Hi @bhack , I wanted to use the same fs metrics collection approach Kubernetes uses, for example, to use SYS_STATFS
system call: https://github.com/kubernetes/kubernetes/blob/dbd3f3564ac6cca9a152a3244ab96257e5a4f00c/pkg/volume/util/fs/fs.go#L40-L63
However, i believe the SYS_STATFS
system call does the calculation at a device level.

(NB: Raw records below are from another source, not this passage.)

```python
CALL_TIME_SYMBOLS = frozenset({"pf_forward_site_map", "pf_forward_site_map_device", "pf_forward_site_profile",
                               "pf_site_moments_device"})

_lib: Optional[C.CDLL] = None


# ... 281 lines not shown
    def collective_count(self) -> int:
        return self.profile_get("collectives")[0]

    def rechecked_count(self) -> int:
        return self.profile_get("rechecked")[0]

    def comm_info(self) -> dict:
        buf = C.create_string_buffer(512)
        ver = C.c_int32()
        rc = self._lib.pf_comm_info(buf, 512, C.byref(ver))
        if rc != PF_OK:
            raise EngineError(rc, (self._lib.pf_last_error(None) or b"").decode())
        return {"library": buf.value.decode(), "version": int(ver.value)}

    def profile_reset(self):
        self._check(self._lib.pf_profile_reset(self._h))

    def profile_get(self, kernel: str) -> Tuple[int, float]:
        n = C.c_int64()
        ms = C.c_double()
        self._check(self._lib.pf_profile_get(self._h, kernel.encode(), C.byref(n), C.byref(ms)))
        return n.value, ms.value

    def debug_read(self, name: str) -> np.ndarray:
        n = self._check(self._lib.pf_debug_read(self._h, name.encode(), None, 0))
        out = np.empty(n, dtype=np.float32)
        self._check(self._lib.pf_debug_read(self._h, name.encode(), out.ctypes.data, n))
        return out

    def selftest(self) -> np.ndarray:
        out = np.empty(2304, dtype=np.float32)
        self._check(self._lib.pf_selftest(self._h, out.ctypes.data))
        return out
```

Measured before the change: 527.0.

## Stack hi/lo fp16 limbs into single MFMA K-dimension for mix and QK projections

New measurement: 531.8, median of 6. About the same (+0.9%).

```diff
diff --git a/include/phyloformer_amd.h b/include/phyloformer_amd.h
--- a/include/phyloformer_amd.h
+++ b/include/phyloformer_amd.h
@@ -102,6 +102,8 @@
 
 int pf_selftest(pf_handle_t* h, float* out);
 
+int pf_selftest_stacked(pf_handle_t* h, float* out);
+
 typedef struct pf_mha_weights_t {
     int32_t n_heads;
     int32_t embed_dim;
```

It means, if the buffer volume is an emptyDir, which is the default setting in our case, the returned volume usage/availability is the underlaying boot disk usage/availability.
I am exploring other approaches to just calculate the buffer volume usage.
Are they not using the same unix.Statfs
in emptydir?
https://github.com/kubernetes/kubernetes/blob/master/pkg/volume/emptydir/empty_dir_linux.go#L94-L100
What do you think about https://github.com/kubernetes/kubernetes/pull/121489 ?
Relevant info is now coverered in https://cloud.google.com/kubernetes-engine/docs/how-to/persistent-volumes/cloud-storage-fuse-csi-driver#prepare-mount
As this doc https://cloud.google.com/kubernetes-engine/docs/how-to/persistent-volumes/cloud-storage-fuse-csi-driver#buffer-volume mentioned, for large file write operation, please consider increasing the size of the write buffer volume.
Closing this case.
I have a local folder (backup) of ~100GB files , if i directly tar the folder onto bucket e.g tar -cf /tmp/bucketmount/backup.tar /backup/ , will there be any issues with csi driver ? I see that gcsfuse csi depends on tempDir{} or some temp directore for staging files before they are uploaded to bucket.